# pairlab/SlotFormer

Measured on AMD Instinct MI355X. Metric: rollout frames/sec at B=32, 128x128, 7 slots, 6+50 steps (SAVi-encode + SlotFormer rollout), higher is better.
Workload: dtype f32 storage; matmul/conv on split-bf16 MFMA (bf16x3: hi*hi+hi*lo+lo*hi, f32 accumulate)

## Files before the change

include/slotformer_hip.h:

```cpp
#ifndef SLOTFORMER_HIP_H
#define SLOTFORMER_HIP_H
#include <stddef.h>

#ifdef __cplusplus
extern "C" {
#endif

int sf_version(void);
const char* sf_last_error_string(void);

int sf_get_precision(void);
int sf_set_precision(int mode);

int sf_profile_enable(int class_mask);
int sf_set_seam_fused(int on);
int sf_get_seam_fused(void);
int sf_set_ffn_rows64(int on);
int sf_get_ffn_rows64(void);
int sf_profile_sample(int every);
int sf_profile_read(int kernel_class, double* total_ms, long long* launches, double* work);


int sf_linear_f32(const float* A, int lda, const float* W, const float* bias, const float* ln_gamma,
                  const float* ln_beta, float ln_eps, const float* residual, int ldr, float* C, int ldc,
// ... 137 lines not shown
int sf_slot_update_packed_f32(const float* part_num, const float* part_den, int P, const float* slots_prev,
                              const void* gru_ih_packed, const void* gru_hh_packed, const float* gru_b_ih,
                              const float* gru_b_hh, const float* ln_g, const float* ln_b, const void* mlp_w1_packed,
                              const float* mlp_b1, const void* mlp_w2_packed, const float* mlp_b2, float* slots_out,
                              const float* q_ln_g, const float* q_ln_b, const void* q_w_packed, float* q_out, int B, int N,
                              int D, int H, float ln_eps, void* stream);
int sf_slot_update_packed_next_f32(const float* part_num, const float* part_den, int P, const float* slots_prev,
                                   const void* gru_ih_packed, const void* gru_hh_packed, const float* gru_b_ih,
                                   const float* gru_b_hh, const float* ln_g, const float* ln_b, const void* mlp_w1_packed,
                                   const float* mlp_b1, const void* mlp_w2_packed, const float* mlp_b2, float* slots_out,
                                   const float* q_ln_g, const float* q_ln_b, const void* q_w_packed, float* q_out, int B, int N,
                                   int D, int H, float ln_eps, float* out2, long long out2_bs, int p_step, const float* pm_ln_g,
                                   const float* pm_ln_b, const void* pm_w0_packed, const float* pm_b0, const void* pm_w2_packed,
                                   const float* pm_b2, int norm_first, const void* kd_w_packed, const float* kd_b, const float* noise,
                                   long long noise_bs, float* kdist_out, long long kdist_bs, float* next_slots, void* stream);

int sf_mha_f32(const float* qkv, float* out, int B, int L, int Lq, int d_model, int num_heads, void* stream);

int sf_qkv_attention_f32(const float* x, const float* ln_gamma, const float* ln_beta, float ln_eps,
                         const float* in_proj_w, const float* in_proj_b, float* out, int B, int L, int Lq, int d_model,
                         int num_heads, void* stream);

int sf_lstm_pointwise_f32(const float* gates, const float* c_prev, float* h_out, float* c_out, int R, int H,
                          void* stream);

int sf_sample_dist_f32(const float* dist, const float* noise, float* out, int R, int D, void* stream);

int sf_bilinear_resize_f32(const float* in, float* out, long long R, int Hi, int Wi, int Ho, int Wo,
                           void* stream);

size_t sf_groupnorm1_workspace_bytes(int F);
int sf_groupnorm1_nhwc_f32(const float* x, const float* gamma, const float* beta, float* y, int F, int H, int W, int C,
                           float eps, int relu, int pixel_shuffle, void* ws, size_t ws_bytes, void* stream);
size_t sf_groupnorm1_bwd_workspace_bytes(int F, int H, int W, int C);
int sf_groupnorm1_nhwc_bwd_f32(const float* x, const float* gamma, const float* beta, const float* dy, float* dx, float* dgamma,
                               float* dbeta, int F, int H, int W, int C, float eps, int relu, int pixel_shuffle, void* ws,
                               size_t ws_bytes, void* stream);

int sf_slate_attention_f32(const float* q, const float* k, const float* v, float* out, int ldq, int ldk, int ldv, int ldo,
                           int B, int Lq, int Lk, int num_heads, int head_dim, int causal, void* stream);
size_t sf_slate_attention_bwd_workspace_bytes(int B, int Lq, int num_heads);
int sf_slate_attention_train_fwd_f32(const float* q, const float* k, const float* v, float* out, float* lse, int ldq, int ldk,
                                     int ldv, int ldo, long long q_bs, long long k_bs, long long v_bs, long long o_bs, int B,
                                     int Lq, int Lk, int num_heads, int head_dim, int causal, float dropout_p,
                                     unsigned long long seed, void* stream);
int sf_slate_attention_train_bwd_f32(const float* q, const float* k, const float* v, const float* out, const float* d_out,
                                     const float* lse, float* dq, float* dk, float* dv, int ldq, int ldk, int ldv, int ldo,
                                     long long q_bs, long long k_bs, long long v_bs, long long o_bs, int B, int Lq, int Lk,
                                     int num_heads, int head_dim, int causal, float dropout_p, unsigned long long seed, void* ws,
                                     size_t ws_bytes, void* stream);
int sf_slate_attention_bwd_f32(const float* q, const float* k, const float* v, const float* out, const float* d_out, float* dq,
                               float* dk, float* dv, int ldq, int ldk, int ldv, int ldo, long long q_bs, long long k_bs,
                               long long v_bs, long long o_bs, int B, int Lq, int Lk, int num_heads, int head_dim, int causal,
                               void* ws, size_t ws_bytes, void* stream);
int sf_slate_attention_strided_f32(const float* q, const float* k, const float* v, float* out, int ldq, int ldk, int ldv,
                                   int ldo, long long q_bs, long long k_bs, long long v_bs, long long o_bs, int B, int Lq,
                                   int Lk, int num_heads, int head_dim, int causal, void* stream);
int sf_embed_tokens_f32(const long long* idx, const float* tok_emb, const float* pos, float* out, int B, int L, int d,
                        void* stream);
int sf_argmax_rows_f32(const float* x, long long ld, long long* out, long long R, int V, void* stream);
int sf_cross_entropy_f32(const float* x, const long long* target, float* loss_rows, float* mean_out, long long R, int V,
                         void* stream);
int sf_softmax_rows_f32(const float* x, const float* add, float scale, float* y, long long R, int V, void* stream);
int sf_cross_entropy_bwd_f32(const float* x, const long long* target, const float* g, float* dx, long long R, int V, void* stream);
int sf_log_softmax_rows_f32(const float* x, float* y, long long R, int V, void* stream);
int sf_gumbel_softmax_rows_f32(const float* x, unsigned long long seed, float scale, float* y, long long R, int V, void* stream);
int sf_softmax_rows_bwd_f32(const float* y, const float* dy, float scale, float* dx, long long R, int V, void* stream);
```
* * * *
Copy the records above exactly, leaving nothing out.

◆ **Reply**
# pairlab/SlotFormer

Measured on AMD Instinct MI355X. Metric: rollout frames/sec at B=32, 128x128, 7 slots, 6+50 steps (SAVi-encode + SlotFormer rollout), higher is better.
Workload: dtype f32 storage; matmul/conv on split-bf16 MFMA (bf16x3: hi*hi+hi*lo+lo*hi, f32 accumulate)

## Files before the change

include/slotformer_hip.h:

```cpp
#ifndef SLOTFORMER_HIP_H
#define SLOTFORMER_HIP_H
#include <stddef.h>

#ifdef __cplusplus
extern "C" {
#endif

int sf_version(void);
const char* sf_last_error_string(void);

int sf_get_precision(void);
int sf_set_precision(int mode);

int sf_profile_enable(int class_mask);
int sf_set_seam_fused(int on);
int sf_get_seam_fused(void);
int sf_set_ffn_rows64(int on);
int sf_get_ffn_rows64(void);
int sf_profile_sample(int every);
int sf_profile_read(int kernel_class, double* total_ms, long long* launches, double* work);


int sf_linear_f32(const float* A, int lda, const float* W, const float* bias, const float* ln_gamma,
                  const float* ln_beta, float ln_eps, const float* residual, int ldr, float* C, int ldc,
// ... 137 lines not shown
int sf_slot_update_packed_f32(const float* part_num, const float* part_den, int P, const float* slots_prev,
                              const void* gru_ih_packed, const void* gru_hh_packed, const float* gru_b_ih,
                              const float* gru_b_hh, const float* ln_g, const float* ln_b, const void* mlp_w1_packed,
                              const float* mlp_b1, const void* mlp_w2_packed, const float* mlp_b2, float* slots_out,
                              const float* q_ln_g, const float* q_ln_b, const void* q_w_packed, float* q_out, int B, int N,
                              int D, int H, float ln_eps, void* stream);
int sf_slot_update_packed_next_f32(const float* part_num, const float* part_den, int P, const float* slots_prev,
                                   const void* gru_ih_packed, const void* gru_hh_packed, const float* gru_b_ih,
                                   const float* gru_b_hh, const float* ln_g, const float* ln_b, const void* mlp_w1_packed,
                                   const float* mlp_b1, const void* mlp_w2_packed, const float* mlp_b2, float* slots_out,
                                   const float* q_ln_g, const float* q_ln_b, const void* q_w_packed, float* q_out, int B, int N,
                                   int D, int H, float ln_eps, float* out2, long long out2_bs, int p_step, const float* pm_ln_g,
                                   const float* pm_ln_b, const void* pm_w0_packed, const float* pm_b0, const void* pm_w2_packed,
                                   const float* pm_b2, int norm_first, const void* kd_w_packed, const float* kd_b, const float* noise,
                                   long long noise_bs, float* kdist_out, long long kdist_bs, float* next_slots, void* stream);

int sf_mha_f32(const float* qkv, float* out, int B, int L, int Lq, int d_model, int num_heads, void* stream);

int sf_qkv_attention_f32(const float* x, const float* ln_gamma, const float* ln_beta, float ln_eps,
                         const float* in_proj_w, const float* in_proj_b, float* out, int B, int L, int Lq, int d_model,
                         int num_heads, void* stream);

int sf_lstm_pointwise_f32(const float* gates, const float* c_prev, float* h_out, float* c_out, int R, int H,
                          void* stream);

int sf_sample_dist_f32(const float* dist, const float* noise, float* out, int R, int D, void* stream);

int sf_bilinear_resize_f32(const float* in, float* out, long long R, int Hi, int Wi, int Ho, int Wo,
                           void* stream);

size_t sf_groupnorm1_workspace_bytes(int F);
int sf_groupnorm1_nhwc_f32(const float* x, const float* gamma, const float* beta, float* y, int F, int H, int W, int C,
                           float eps, int relu, int pixel_shuffle, void* ws, size_t ws_bytes, void* stream);
size_t sf_groupnorm1_bwd_workspace_bytes(int F, int H, int W, int C);
int sf_groupnorm1_nhwc_bwd_f32(const float* x, const float* gamma, const float* beta, const float* dy, float* dx, float* dgamma,
                               float* dbeta, int F, int H, int W, int C, float eps, int relu, int pixel_shuffle, void* ws,
                               size_t ws_bytes, void* stream);

int sf_slate_attention_f32(const float* q, const float* k, const float* v, float* out, int ldq, int ldk, int ldv, int ldo,
                           int B, int Lq, int Lk, int num_heads, int head_dim, int causal, void* stream);
size_t sf_slate_attention_bwd_workspace_bytes(int B, int Lq, int num_heads);
int sf_slate_attention_train_fwd_f32(const float* q, const float* k, const float* v, float* out, float* lse, int ldq, int ldk,
                                     int ldv, int ldo, long long q_bs, long long k_bs, long long v_bs, long long o_bs, int B,
                                     int Lq, int Lk, int num_heads, int head_dim, int causal, float dropout_p,
                                     unsigned long long seed, void* stream);
int sf_slate_attention_train_bwd_f32(const float* q, const float* k, const float* v, const float* out, const float* d_out,
                                     const float* lse, float* dq, float* dk, float* dv, int ldq, int ldk, int ldv, int ldo,
                                     long long q_bs, long long k_bs, long long v_bs, long long o_bs, int B, int Lq, int Lk,
                                     int num_heads, int head_dim, int causal, float dropout_p, unsigned long long seed, void* ws,
                                     size_t ws_bytes, void* stream);
int sf_slate_attention_bwd_f32(const float* q, const float* k, const float* v, const float* out, const float* d_out, float* dq,
                               float* dk, float* dv, int ldq, int ldk, int ldv, int ldo, long long q_bs, long long k_bs,
                               long long v_bs, long long o_bs, int B, int Lq, int Lk, int num_heads, int head_dim, int causal,
                               void* ws, size_t ws_bytes, void* stream);
int sf_slate_attention_strided_f32(const float* q, const float* k, const float* v, float* out, int ldq, int ldk, int ldv,
                                   int ldo, long long q_bs, long long k_bs, long long v_bs, long long o_bs, int B, int Lq,
                                   int Lk, int num_heads, int head_dim, int causal, void* stream);
int sf_embed_tokens_f32(const long long* idx, const float* tok_emb, const float* pos, float* out, int B, int L, int d,
                        void* stream);
int sf_argmax_rows_f32(const float* x, long long ld, long long* out, long long R, int V, void* stream);
int sf_cross_entropy_f32(const float* x, const long long* target, float* loss_rows, float* mean_out, long long R, int V,
                         void* stream);
int sf_softmax_rows_f32(const float* x, const float* add, float scale, float* y, long long R, int V, void* stream);
int sf_cross_entropy_bwd_f32(const float* x, const long long* target, const float* g, float* dx, long long R, int V, void* stream);
int sf_log_softmax_rows_f32(const float* x, float* y, long long R, int V, void* stream);
int sf_gumbel_softmax_rows_f32(const float* x, unsigned long long seed, float scale, float* y, long long R, int V, void* stream);
int sf_softmax_rows_bwd_f32(const float* y, const float* dy, float scale, float* dx, long long R, int V, void* stream);
```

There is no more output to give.